[Provided material]
#define CW_IDX_HIT_CAP (CW_EXG_SLOTS * 2u)
__device__ __forceinline__ bool idx_hit_list(const IdxMatrix& M, const uint32_t N) { return !M.tfit && N <= 1024u; }

__device__ __forceinline__ void idx_support(const IdxLds& L, const IdxPile& pl, const IdxMatrix& M, const DevScratch& sc, const uint32_t k, const uint32_t kmask) {
    const int lane = threadIdx.x & 63, wave = threadIdx.x >> 6;
    const uint32_t N = pl.N, Np = M.Np;
    uint32_t* const th = L.th(); uint32_t* const tkey = L.tkey(); uint32_t* const tsup = L.tsup(); uint8_t* const trep = L.trep(); uint32_t* const misc = L.misc();
    uint16_t* const P_lds = M.P_lds;
    const bool tfit = M.tfit, hl = idx_hit_list(M, N);
    uint32_t* const hitlist = (uint32_t*)idx_wg_scratch(sc);
    const uint32_t hit_cap = CW_IDX_HIT_CAP;
    const bool fp_exact = k <= 10u;
    auto support_seq = [&](const auto words, const uint32_t len, const uint32_t s, uint32_t* my_seen) {
        const uint32_t nk = len >= k ? len - k + 1 : 0, nwd = (len + 15u) >> 4;
        for (uint32_t p0 = (uint32_t)lane * 4u; p0 < nk; p0 += 256u) {
            uint32_t key4[4], bkt4[4], e1[4];
            idx_keys4(idx_window(words, p0, nwd), k, kmask, key4);
#pragma unroll
            for (uint32_t q = 0; q < 4u; ++q) bkt4[q] = CW_TH_HOME(key4[q]);
            if (fp_exact) {
                auto match = [&](const uint4 v, const uint32_t fp1) -> uint32_t { return min(min(v.x - fp1, v.y - fp1), min(v.z - fp1, v.w - fp1)); };
                uint4 v4[4];
#pragma unroll
                for (uint32_t q = 0; q < 4u; ++q) v4[q] = p0 + q < nk ? *(const uint4*)&th[bkt4[q] * 4u] : make_uint4(0u, 0u, 0u, 0u);
                uint32_t pend = 0;
#pragma unroll
                for (uint32_t q = 0; q < 4u; ++q) { e1[q] = match(v4[q], CW_TH_FP(key4[q]) + 1u); if (e1[q] >= (uint32_t)CW_TMAX && v4[q].w != 0u) pend |= 1u << q; }
                while (__ballot(pend != 0u) != 0ull) {
#pragma unroll
                    for (uint32_t q = 0; q < 4u; ++q) {
                        if ((pend >> q) & 1u) {
                            bkt4[q] = (bkt4[q] + 1u) & (CW_TH_BUCKETS - 1);
                            const uint4 v = *(const uint4*)&th[bkt4[q] * 4u];
                            e1[q] = match(v, CW_TH_FP(key4[q]) + 1u);
                            if (e1[q] < (uint32_t)CW_TMAX || v.w == 0u) pend &= ~(1u << q);
                        }
                    }
                }
            } else {
#pragma unroll
                for (uint32_t q = 0; q < 4u; ++q) e1[q] = p0 + q < nk ? (uint32_t)cw_tpl_lookup(th, tkey, key4[q]) : 0xFFFFFFFFu;
            }
            uint32_t old4[4];
#pragma unroll
            for (uint32_t q = 0; q < 4u; ++q) {
                const uint32_t e = e1[q];
                old4[q] = e < (uint32_t)CW_TMAX ? atomicOr(&my_seen[e >> 5], 1u << (e & 31u)) : 0u;
            }
            uint32_t n_list = 0, my_list = 0;
#pragma unroll
            for (uint32_t q = 0; q < 4u; ++q) {
                const uint32_t e = e1[q], p = p0 + q;
                const bool hit = e < (uint32_t)CW_TMAX;
                if (hit) {
                    if (old4[q] & (1u << (e & 31u))) trep[e] = 1;
                    else atomicAdd(&tsup[e], 1u);
                    if (tfit) P_lds[__umul24(e, Np) + s] = (uint16_t)p;
                    else if (hl && p >= 2048u) misc[5] = 1;
                }
                if (!tfit && hl) {
                    const unsigned long long hm = __ballot(hit && p < 2048u);
                    if (hit && p < 2048u) my_list |= (n_list + (uint32_t)__popcll(hm & ((1ull << lane) - 1ull))) << (8u * q);
                    n_list += (uint32_t)__popcll(hm);
                }
            }
            if (!tfit && hl && n_list) {
                uint32_t base = 0;
                if (lane == 0) base = atomicAdd(&misc[4], n_list);
                base = (uint32_t)cw_lane_value((int)base, 0);
#pragma unroll
                for (uint32_t q = 0; q < 4u; ++q) {
                    const uint32_t p = p0 + q, hi_ = base + ((my_list >> (8u * q)) & 255u);
                    if (e1[q] < (uint32_t)CW_TMAX && p < 2048u && hi_ < hit_cap) hitlist[hi_] = (e1[q] << 21) | (s << 11) | p;
                }
            }
        }
    };
    for (uint32_t s = wave; s < N; s += CW_IDX_WAVES) {
        uint32_t* my_seen = L.seen() + wave * L.seen_words();
        if ((uint32_t)lane < L.seen_words()) my_seen[lane] = 0;
        cw_wave_sync();
        idx_with_seq(pl, s, [&](const auto words, const uint32_t len) { support_seq(words, len, s, my_seen); });
        cw_wave_sync();
    }
    __syncthreads();
}

__device__ __forceinline__ uint32_t idx_candidates(const IdxLds& L, const uint32_t nk0, const int sup_min) {
    const int tid = threadIdx.x;
    uint32_t A = 0;
    for (uint32_t tb = 0; tb < nk0; tb += CW_IDX_THREADS) {
        const uint32_t tp = tb + (uint32_t)tid;
        uint32_t ok = 0;
        if (tp < nk0) {
            const int rep = cw_tpl_lookup(L.th(), L.tkey(), L.tkey()[tp]);
            ok = (rep == (int)tp && L.trep()[tp] == 0 && (int)L.tsup()[tp] >= sup_min) ? 1u : 0u;
        }
        uint32_t a_round;
        const uint32_t off = A + cw_block_exscan(ok, L.scan_tmp(), &a_round);
        if (ok) { L.tcand()[tp] = (int16_t)off; L.cand_tp()[off] = (uint16_t)tp; }
        A += a_round;
        __syncthreads();
    }
    __syncthreads();
    return A;
}

__device__ __forceinline__ bool idx_fill_matrix(const IdxLds& L, const IdxPile& pl, const IdxWin& win, const IdxMatrix& M, const DevScratch& sc, const uint32_t k, const uint32_t kmask,
                                                const uint32_t A) {
    const int tid = threadIdx.x, wave = tid >> 6;
    const uint32_t N = pl.N, Np = M.Np;
    if (M.pg && (uint64_t)A * Np > sc.p_fallback_elems) {
        if (tid == 0) { idx_stop(win.wi, sc.ctr, CW_WHY_MATRIX); win.wi->arena_used = (uint64_t)A * Np > 0xFFFFFFFFull ? 0xFFFFFFFFu : A * Np; }
        __builtin_amdgcn_wave_barrier();
        return false;
    }
    const uint32_t* const hitlist = (const uint32_t*)idx_wg_scratch(sc);
    const uint32_t n_hits = L.misc()[4];
    const bool from_list = idx_hit_list(M, N) && n_hits <= CW_IDX_HIT_CAP && L.misc()[5] == 0u;
    if (!M.tfit) {
        if (!M.pg) M.clear_lds(A * Np);
        else for (uint32_t i = tid; i < A * Np; i += CW_IDX_THREADS) M.wr(i, CW_NONE16);
        __builtin_amdgcn_fence(__ATOMIC_RELEASE, "workgroup");
        __syncthreads();
        __builtin_amdgcn_fence(__ATOMIC_ACQUIRE, "workgroup");
        if (from_list) {
            for (uint32_t i0 = tid; i0 < n_hits; i0 += 4u * CW_IDX_THREADS) {
                uint32_t h4[4];
#pragma unroll
                for (uint32_t u = 0; u < 4u; ++u) { const uint32_t i = i0 + u * CW_IDX_THREADS; h4[u] = i < n_hits ? hitlist[i] : 0xFFFFFFFFu; }
#pragma unroll
                for (uint32_t u = 0; u < 4u; ++u) {
                    const uint32_t h = h4[u];
                    const int a = i0 + u * CW_IDX_THREADS < n_hits ? L.tcand()[h >> 21] : -1;
                    if (a >= 0) M.wr((uint32_t)a * Np + ((h >> 11) & 1023u), h & 2047u);
                }
            }
        } else
        for (uint32_t s = wave; s < N; s += CW_IDX_WAVES) {
            idx_pile_seq<IDX_WAVE>(pl, s, k, kmask, [&](const uint32_t, const uint32_t p, const uint32_t key, const uint32_t) {
                const int e = cw_tpl_lookup(L.th(), L.tkey(), key);
                if (e < 0) return;
                const int a = L.tcand()[e];
                if (a >= 0) M.wr((uint32_t)a * Np + s, p);
            });
        }
        __syncthreads();
    }
    return true;
}

struct IdxPres {
    uint8_t* clean;
    uint8_t* didx;
    unsigned long long* pres;
    uint16_t* dirty;
    unsigned long long* badm;
    uint8_t* rowid;
    uint16_t* rowanc;
    bool use_bits, has_bm, has_delta;
    uint32_t n_rows;
    uint32_t W;
    uint32_t n_dirty;
};
__device__ __forceinline__ IdxPres idx_presence_carve(const IdxLds& L, const IdxMatrix& M, const uint32_t A, const uint32_t N, const uint32_t nk0) {
    uint8_t* const lds = L.lds;
    const uint32_t Nw = (N + 63u) >> 6;
    IdxPres ps;
    ps.clean = (uint8_t*)L.seen();
    ps.didx = ps.clean + 1024;
    ps.pres = (unsigned long long*)(M.P_lds + (M.pg ? 0 : (((size_t)(M.tfit ? nk0 : A) * M.Np + 3u) & ~(size_t)3u)));
    ps.dirty = (uint16_t*)(ps.pres + (size_t)A * Nw);
    ps.badm = (unsigned long long*)(lds + (((size_t)((uint8_t*)(ps.dirty + N) - lds) + 7u) & ~(size_t)7u));
    ps.use_bits = N <= 2048u && ((uint8_t*)(ps.dirty + N) <= lds + CW_IDX_STAGE_OFF);
    ps.has_bm = false; ps.has_delta = false;
    ps.n_rows = 0;
    ps.W = 1;
    ps.rowid = (uint8_t*)(ps.badm + (size_t)A * 4);
    ps.rowanc = (uint16_t*)(lds + (((size_t)(ps.rowid + A - lds) + 1u) & ~(size_t)1u));
    ps.n_dirty = 0;
    return ps;
}

__device__ __forceinline__ IdxPres idx_classify_sequences(const IdxLds& L, const IdxWin& win, const IdxMatrix& M, IdxPres ps, const DevScratch& sc, const uint32_t A, unsigned long long& _pt) {
    const int tid = threadIdx.x, lane = tid & 63, wave = tid >> 6;
    const uint32_t N = win.N, Np = M.Np;
    uint8_t* const lds = L.lds; uint32_t* const misc = L.misc();
    uint8_t* const clean = ps.clean; uint16_t* const dirty = ps.dirty; unsigned long long* const badm = ps.badm;
    uint32_t W = 1;
    auto scan_seq = [&](const uint32_t s, const bool fwd, const bool mark, const uint32_t d) -> uint32_t {
        int run = -1;
        uint32_t n_bad = 0;
        for (uint32_t a0 = 0; a0 < A; a0 += 64) {
            const uint32_t ai = a0 + lane;
            const uint32_t a = fwd ? ai : A - 1u - ai;
            const uint32_t pv = ai < A ? M.rd(M.row(a) * Np + s) : (uint32_t)CW_NONE16;
            const int v = pv != CW_NONE16 ? (fwd ? (int)pv : (int)(0xFFFEu - pv)) : -1;
            const int inc = cw_wave_scan_max(v);
            int before = cw_wave_shr1(inc, -1);
            before = max(before, run);
            const bool bad = v >= 0 && v <= before;
            if (mark) { if (bad) atomicOr(&badm[(size_t)a * W + (d >> 6)], 1ull << (d & 63u)); }
            else n_bad += (uint32_t)__popcll(__ballot(bad));
            run = max(run, cw_lane_value(inc, 63));
        }
        return n_bad;
    };
    for (uint32_t s = wave; s < N; s += CW_IDX_WAVES) {
        const uint32_t nf = scan_seq(s, true, false, 0);
        uint32_t c = 1;
        if (nf) c = scan_seq(s, false, false, 0) < nf ? 2u : 0u;
        if (lane == 0) clean[s] = (uint8_t)c;
    }
    if (tid == 0) misc[3] = 0;
    __syncthreads();
    CW_PROF(sc.ctr, CW_PS_IDX_CLEAN, tid == 0);
    for (uint32_t s = tid; s < N; s += CW_IDX_THREADS)
        if (clean[s] != 1) dirty[atomicAdd(&misc[3], 1u)] = (uint16_t)s;
    __syncthreads();
    const uint32_t nd = misc[3];
    W = (nd + 63u) >> 6;
    if (W == 0u) W = 1u;
    const bool masks = nd > 0 && nd <= 255u  && W <= (N <= 1024u ? 4u : 1u) && (uint8_t*)(ps.rowanc + CW_AB_ROWS_MAX) <= lds + CW_IDX_STAGE_OFF;
    if (masks) {
        for (uint32_t i = tid; i < A * W; i += CW_IDX_THREADS) badm[i] = 0ull;
        __syncthreads();
        for (uint32_t d = wave; d < nd; d += CW_IDX_WAVES) { const uint32_t s = dirty[d]; scan_seq(s, clean[s] == 0, true, d); }
        __syncthreads();
        uint32_t ok2[2] = {0u, 0u}, off2[2] = {0u, 0u};
        uint32_t n_rows = 0;
#pragma nounroll
        for (uint32_t r2 = 0; r2 < 2u; ++r2) {
            const uint32_t an = r2 * CW_IDX_THREADS + (uint32_t)tid;
            if (r2 * CW_IDX_THREADS >= A) break;
            if (an < A) for (uint32_t x = 0; x < W; ++x) ok2[r2] |= badm[(size_t)an * W + x] != 0ull ? 1u : 0u;
            uint32_t n_round;
            off2[r2] = n_rows + cw_block_exscan(ok2[r2], misc + 16, &n_round);
            n_rows += n_round;
            __syncthreads();
        }
        ps.has_delta = n_rows >= 1u && n_rows <= CW_AB_ROWS_MAX && cw_ab_bytes(A, N, nd, n_rows) <= ((uint64_t)win.ab_cap << 4);
        ps.has_bm = W == 1u || ps.has_delta;
        if (ps.has_delta) {
            for (uint32_t r2 = 0; r2 < 2u; ++r2) {
                const uint32_t an = r2 * CW_IDX_THREADS + (uint32_t)tid;
                if (an < A) ps.rowid[an] = ok2[r2] ? (uint8_t)off2[r2] : (uint8_t)0xFF;
                if (ok2[r2]) ps.rowanc[off2[r2]] = (uint16_t)an;
            }
        } else n_rows = 0;
        ps.n_rows = n_rows;
        if (ps.has_bm && (uint32_t)tid < nd) { const uint32_t s = dirty[tid]; clean[s] = (uint8_t)0x80u; if (N <= 1024u) ps.didx[s] = (uint8_t)tid; else clean[s] = (uint8_t)(0x80u | (uint32_t)tid); }
        __syncthreads();
    }
    ps.W = W;
    return ps;
}

__device__ __forceinline__ void idx_presence(const IdxMatrix& M, const IdxPres& ps, const uint32_t A, const uint32_t N) {
    const int lane = threadIdx.x & 63, wave = threadIdx.x >> 6;
    const uint32_t Np = M.Np, Nw = (N + 63u) >> 6, W = ps.W;
    for (uint32_t w = 0; w < Nw; ++w) {
        const uint32_t s = w * 64 + lane;
        const uint32_t c = s < N ? (uint32_t)ps.clean[s] : 0u;
        const bool plain = c == 1u, part = ps.has_bm && (c & 0x80u) != 0u;
        const uint32_t d = part ? (N <= 1024u ? (uint32_t)ps.didx[s] : (c & 63u)) : 0u;
        for (uint32_t a = wave; a < A; a += CW_IDX_WAVES) {
            bool good = plain;
            if (part) good = !((ps.badm[(size_t)a * W + (d >> 6)] >> (d & 63u)) & 1ull);
            const bool on = s < N && M.rd(M.row(a) * Np + s) != CW_NONE16 && good;
            const unsigned long long bal = __ballot(on);
            if (lane == 0) ps.pres[(size_t)a * Nw + w] = bal;
        }
    }
    __syncthreads();
}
[/Provided material]
Only lines holding the word "tkey" belong in the answer; copy all of them from the records.

**Expected answer**
    uint32_t* const th = L.th(); uint32_t* const tkey = L.tkey(); uint32_t* const tsup = L.tsup(); uint8_t* const trep = L.trep(); uint32_t* const misc = L.misc();
                for (uint32_t q = 0; q < 4u; ++q) e1[q] = p0 + q < nk ? (uint32_t)cw_tpl_lookup(th, tkey, key4[q]) : 0xFFFFFFFFu;
            const int rep = cw_tpl_lookup(L.th(), L.tkey(), L.tkey()[tp]);
                const int e = cw_tpl_lookup(L.th(), L.tkey(), key);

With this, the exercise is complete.